Start of INPUT DATA

__device__ __forceinline__ int wave_partition(unsigned long long* a, int lo, int hi, int* lpos, int* rpos) {
    const int tid = lane_id();
    const unsigned long long lt = (1ull << tid) - 1ull;
    unsigned long long xpiv;
    {
        const int ia = lo + 1, ib = lo + (hi - lo) / 2, ic = hi - 1;
        const unsigned long long x0 = a[lo], xa = a[ia], xb = a[ib], xc = a[ic];
        const ExpLess64 comp;
        int pick;
        if (comp(xa, xb)) pick = comp(xb, xc) ? ib : (comp(xa, xc) ? ic : ia);
        else pick = comp(xa, xc) ? ia : (comp(xb, xc) ? ic : ib);
        xpiv = pick == ia ? xa : (pick == ib ? xb : xc);
        if (tid == 0) {
            a[lo] = xpiv;
            a[pick] = x0;
        }
    }
    WAVE_SYNC();
    const unsigned P = (unsigned)(xpiv >> 32);
    const int m = hi - lo - 1;
    int* lp = lpos + lo;
    int* rp = rpos + lo;
    int nl = 0, nr = 0;
    for (int b0 = 0; b0 < m; b0 += 64) {
        const int i = b0 + tid;
        bool lf = false, rf = false;
        if (i < m) {
            lf = !((unsigned)(a[lo + 1 + i] >> 32) < P);
            rf = !(P < (unsigned)(a[hi - 1 - i] >> 32));
        }
        const unsigned long long lm = __ballot(lf), rm = __ballot(rf);
        if (lf) lp[nl + __popcll(lm & lt)] = lo + 1 + i;
        if (rf) rp[nr + __popcll(rm & lt)] = hi - 1 - i;
        nl += __popcll(lm);
        nr += __popcll(rm);
    }
    WAVE_SYNC();
    const int kmax = min(nl, nr);
    int sw = 0;
    for (int b0 = 0; b0 < kmax; b0 += 64) {
        const int k = b0 + tid;
        sw += __popcll(__ballot(k < kmax && lp[k] < rp[k]));
    }
    for (int k = tid; k < sw; k += 64) {
        const unsigned long long x = a[lp[k]];
        a[lp[k]] = a[rp[k]];
        a[rp[k]] = x;
    }
    int cut;
    if (sw == 0) cut = lp[0];
    else cut = (sw < nl && lp[sw] < rp[sw - 1]) ? lp[sw] : rp[sw - 1];
    WAVE_SYNC();
    return cut;
}

__device__ __forceinline__ void wave_leaf(unsigned long long* a, int lo, int hi) {
    const int lane = lane_id();
    const int len = hi - lo;
    if (len <= 1) return;
    if (len > 16) {
        if (lane == 0) st_heap_sort(a + lo, len, ExpLess64());
        WAVE_SYNC();
        return;
    }
    const unsigned long long x = a[lo + min(lane, len - 1)];
    const unsigned kx = (unsigned)(x >> 32);
    int r = 0;
#pragma unroll
    for (int u = 0; u < 16; u++) {
        const unsigned ku = (unsigned)__builtin_amdgcn_readlane((int)kx, u);
        r += (u < len && (ku < kx || (ku == kx && u < lane))) ? 1 : 0;
    }
    WAVE_SYNC();
    if (lane < len) a[lo + r] = x;
    WAVE_SYNC();
}

#if ORBFE_OCT_STAMPS
__device__ unsigned long long g_sort_ts[16 * 16 + 16];
__shared__ unsigned long long s_dbg_ts[16 * 16 + 16];
#endif
__device__ __forceinline__ unsigned long long rl64(unsigned long long x, int l) {
    const unsigned lo = (unsigned)__builtin_amdgcn_readlane((int)(unsigned)x, l);
    const unsigned hi = (unsigned)__builtin_amdgcn_readlane((int)(unsigned)(x >> 32), l);
    return ((unsigned long long)hi << 32) | lo;
}
__device__ __forceinline__ unsigned long long bp64(unsigned long long x, int src) {
    const unsigned lo = (unsigned)__builtin_amdgcn_ds_bpermute(src << 2, (int)(unsigned)x);
    const unsigned hi = (unsigned)__builtin_amdgcn_ds_bpermute(src << 2, (int)(unsigned)(x >> 32));
    return ((unsigned long long)hi << 32) | lo;
}
__device__ __forceinline__ unsigned long long pm64(unsigned long long x, int dst) {
    const unsigned lo = (unsigned)__builtin_amdgcn_ds_permute(dst << 2, (int)(unsigned)x);
    const unsigned hi = (unsigned)__builtin_amdgcn_ds_permute(dst << 2, (int)(unsigned)(x >> 32));
    return ((unsigned long long)hi << 32) | lo;
}

__device__ __forceinline__ void wave_sort64(unsigned long long* a, int lo0, int len, int d0) {
    const int lane = lane_id();
#if ORBFE_OCT_STAMPS
    int s64i = 0;
#define S64_STAMP() do { if (lane == 0 && s64i < 15 && (threadIdx.x >> 6) == 0 && blockIdx.x == 0 && blockIdx.y == 0) s_dbg_ts[256 + s64i] = __builtin_amdgcn_s_memtime(); s64i++; } while (0)
#else
#define S64_STAMP() do { } while (0)
#endif
    S64_STAMP();
    unsigned long long x = a[lo0 + min(lane, len - 1)];
    const unsigned long long below = (1ull << lane) - 1ull;
    const unsigned long long above = lane == 63 ? 0ull : (~0ull << (lane + 1));
    unsigned long long leafm = 0, heapm = 0;
    int sg_lo = 0, sg_hi = lane == 0 ? len : 0, sg_dp = lane == 0 ? d0 : 0;
    int sp = 1;
    while (sp > 0) {
        --sp;
        const int lo = __builtin_amdgcn_readlane(sg_lo, sp), hi = __builtin_amdgcn_readlane(sg_hi, sp);
        const int dp = __builtin_amdgcn_readlane(sg_dp, sp);
        if (hi - lo <= 16 || dp == 0) {
            leafm |= 1ull << lo;
            if (hi - lo > 16) heapm |= 1ull << lo;
            continue;
        }
        const int ia = lo + 1, ib = lo + (hi - lo) / 2, ic = hi - 1;
        const unsigned kx = (unsigned)(x >> 32);
        const unsigned ka = (unsigned)__builtin_amdgcn_readlane((int)kx, ia);
        const unsigned kb = (unsigned)__builtin_amdgcn_readlane((int)kx, ib);
        const unsigned kc = (unsigned)__builtin_amdgcn_readlane((int)kx, ic);
        int pick;
        if (ka < kb) pick = kb < kc ? ib : (ka < kc ? ic : ia);
        else pick = ka < kc ? ia : (kb < kc ? ic : ib);
        const unsigned long long x0 = rl64(x, lo), xp = rl64(x, pick);
        if (lane == lo) x = xp;
        else if (lane == pick) x = x0;
        const unsigned P = (unsigned)(xp >> 32);
        const unsigned k = (unsigned)(x >> 32);
        const bool inr = lane > lo && lane < hi;
        const bool lf = inr && !(k < P), rf = inr && !(P < k);
        const unsigned long long LM = __ballot(lf), RM = __ballot(rf);
        const int rl = __popcll(LM & below), rr = __popcll(RM & above);
        const bool sL = lf && __popcll(RM & above) > rl;
        const int sw = __popcll(__ballot(sL));
        const bool sR = rf && rr < sw;
        int cut;
        if (sw == 0) {
            cut = __builtin_ctzll(LM);
        } else {
            const int rp = __builtin_ctzll(__ballot(rf && rr == sw - 1));
            const int lp = sw < __popcll(LM) ? __builtin_ctzll(__ballot(lf && rl == sw)) : 64;
            cut = lp < rp ? lp : rp;
            const unsigned long long vR = pm64(x, sR ? rr : 63);
            const unsigned long long vL = pm64(x, sL ? rl : 63);
            const unsigned long long fromR = bp64(vR, rl & 63), fromL = bp64(vL, rr & 63);
            if (sL) x = fromR;
            else if (sR) x = fromL;
        }
        if (lane == sp) { sg_lo = cut; sg_hi = hi; sg_dp = dp - 1; }
        if (lane == sp + 1) { sg_lo = lo; sg_hi = cut; sg_dp = dp - 1; }
        sp += 2;
        S64_STAMP();
    }
    S64_STAMP();
    const unsigned long long upto = leafm & ~above;
    const int ls = 63 - __builtin_clzll(upto | 1ull);
    const unsigned long long after = leafm & above;
    const int le = after ? __builtin_ctzll(after) : len;
    const bool heap = (heapm >> ls) & 1ull;
    const unsigned kx = (unsigned)(x >> 32);
    unsigned kj[16];
#pragma unroll
    for (int u = 0; u < 16; u++) kj[u] = (unsigned)__builtin_amdgcn_ds_bpermute(min(ls + u, 63) << 2, (int)kx);
    int r = 0;
#pragma unroll
    for (int u = 0; u < 16; u++) {
        const int j = ls + u;
        r += (int)((j < le) & ((kj[u] < kx) | ((kj[u] == kx) & (j < lane))));
    }
    x = pm64(x, (lane < len && !heap) ? ls + r : lane);
    if (lane < len) a[lo0 + lane] = x;
    if (heapm) {
        WAVE_SYNC();
        if (lane == 0) {
            unsigned long long hm = heapm;
            while (hm) {
                const int hs = __builtin_ctzll(hm);
                hm &= hm - 1ull;
                const unsigned long long nx = leafm & (hs == 63 ? 0ull : (~0ull << (hs + 1)));
                const int he = nx ? __builtin_ctzll(nx) : len;
                st_heap_sort(a + lo0 + hs, he - hs, ExpLess64());
            }
        }
    }
    WAVE_SYNC();
    S64_STAMP();
#if ORBFE_OCT_STAMPS
    if (lane == 0 && (threadIdx.x >> 6) == 0 && blockIdx.x == 0 && blockIdx.y == 0) s_dbg_ts[256 + 15] = s64i;
#endif
#undef S64_STAMP
}

__device__ __forceinline__ void wave_sort_seg(unsigned long long* a, int lo0, int hi0, int dp0, int* lpos, int* rpos) {
    const int tid = lane_id();
    int sg_lo = lo0, sg_hi = tid == 0 ? hi0 : 0, sg_dp = tid == 0 ? dp0 : 0;
    int sp = 1;
    while (sp > 0) {
        --sp;
        const int lo = __builtin_amdgcn_readlane(sg_lo, sp), hi = __builtin_amdgcn_readlane(sg_hi, sp);
        const int depth = __builtin_amdgcn_readlane(sg_dp, sp);
        if (hi - lo <= 64 && depth > 0) {
            if (hi - lo > 1) wave_sort64(a, lo, hi - lo, depth);
            continue;
        }
        if (depth == 0) {
            wave_leaf(a, lo, hi);
            continue;
        }
        const int cut = wave_partition(a, lo, hi, lpos, rpos);
        if (tid == sp) { sg_lo = cut; sg_hi = hi; sg_dp = depth - 1; }
        if (tid == sp + 1) { sg_lo = lo; sg_hi = cut; sg_dp = depth - 1; }
        sp += 2;
    }
}

__device__ __forceinline__ unsigned long long seg_pack(int lo, int hi, int d) {
    return (unsigned long long)(unsigned)lo | ((unsigned long long)(unsigned)hi << 16) | ((unsigned long long)d << 32);
}

__device__ __forceinline__ void block_introsort(unsigned long long* a, int n, int* fl, int* lpos, int* rpos, int* leaves,
                                unsigned long long* tmp, int4* segs, int* s_ws, int* s_ctl) {
    (void)fl; (void)leaves; (void)segs; (void)s_ws;
    const int lane = lane_id(), wave = threadIdx.x >> 6, nw = blockDim.x >> 6;
#if ORBFE_OCT_STAMPS
    int sti = 0;
#define SORT_STAMP() do { if (lane == 0 && sti < 15 && blockIdx.x == 0 && blockIdx.y == 0) s_dbg_ts[wave * 16 + sti] = __builtin_amdgcn_s_memtime(); sti++; } while (0)
#else
#define SORT_STAMP() do { } while (0)
#endif
    SORT_STAMP();
    if (threadIdx.x == 0) {
        tmp[0] = seg_pack(0, n, 2 * st_lg(n));
#pragma unroll
        for (int k = 0; k < 8; k++) s_ctl[k] = 0;
    }
    SYNC();
    SORT_STAMP();
    if (n <= 1) return;
    unsigned long long* cur = tmp;
    unsigned long long* nxt = tmp + 2 * nw;
    int S = 1, r = 0;
    while (S > 0 && S < nw && r < 7) {
        bool any = false;
        for (int s = wave; s < S; s += nw) {
            const unsigned long long e = cur[s];
            const int lo = (int)(e & 0xffff), hi = (int)((e >> 16) & 0xffff), d = (int)(e >> 32);
            unsigned long long c0 = 0, c1 = 0;
            if (hi - lo <= 16 || d == 0) {
                wave_leaf(a, lo, hi);
            } else if (hi - lo <= 64) {
                wave_sort64(a, lo, hi - lo, d);
            } else {
                const int cut = wave_partition(a, lo, hi, lpos, rpos);
                if (hi - cut <= 16 || d == 1) wave_leaf(a, cut, hi);
                else c0 = seg_pack(cut, hi, d - 1);
                if (cut - lo <= 16 || d == 1) wave_leaf(a, lo, cut);
                else c1 = seg_pack(lo, cut, d - 1);
            }
            if (lane == 0) {
                nxt[2 * s] = c0;
                nxt[2 * s + 1] = c1;
            }
            any = any || c0 != 0 || c1 != 0;
        }
        if (any && lane == 0) s_ctl[r] = 1;
        SYNC();
        SORT_STAMP();
        S = s_ctl[r] ? 2 * S : 0;
        r++;
        unsigned long long* t = cur; cur = nxt; nxt = t;
    }
    for (int s = wave; s < S; s += nw) {
        const unsigned long long e = cur[s];
        if (e) wave_sort_seg(a, (int)(e & 0xffff), (int)((e >> 16) & 0xffff), (int)(e >> 32), lpos, rpos);
    }
    SORT_STAMP();
    SYNC();
    SORT_STAMP();
#if ORBFE_OCT_STAMPS
    if (lane == 0 && blockIdx.x == 0 && blockIdx.y == 0) s_dbg_ts[wave * 16 + 15] = sti;
    SYNC();
    if (blockIdx.x == 0 && blockIdx.y == 0)
        for (int i = threadIdx.x; i < 16 * 16 + 16; i += blockDim.x) g_sort_ts[i] = s_dbg_ts[i];
#endif
#undef SORT_STAMP
}

__global__ __launch_bounds__(OCT_NT) void k_debug_block_sort(unsigned long long* a, int n) {
    extern __shared__ __attribute__((aligned(16))) uint8_t smem_dbs[];
    unsigned long long* la = (unsigned long long*)smem_dbs;
    unsigned long long* tmp = la + n;
    int* fl = (int*)(tmp + n);
    int* lpos = fl + n;
    int* rpos = lpos + n;
    int* leaves = rpos + n;
    int4* segs = (int4*)(((uintptr_t)(leaves + n) + 15) & ~(uintptr_t)15);
    __shared__ int s_ws[OCT_NT / 64];
    __shared__ int s_ctl[8];
    for (int i = threadIdx.x; i < n; i += OCT_NT) la[i] = a[i];
    SYNC();
    block_introsort(la, n, fl, lpos, rpos, leaves, tmp, segs, s_ws, s_ctl);
    for (int i = threadIdx.x; i < n; i += OCT_NT) a[i] = la[i];
}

End of INPUT DATA

* PROBLEM DESCRIPTION:
Filter the data above by the word "leafm" and copy every line that matches.

* REPLY:
    unsigned long long leafm = 0, heapm = 0;
            leafm |= 1ull << lo;
    const unsigned long long upto = leafm & ~above;
    const unsigned long long after = leafm & above;
                const unsigned long long nx = leafm & (hs == 63 ? 0ull : (~0ull << (hs + 1)));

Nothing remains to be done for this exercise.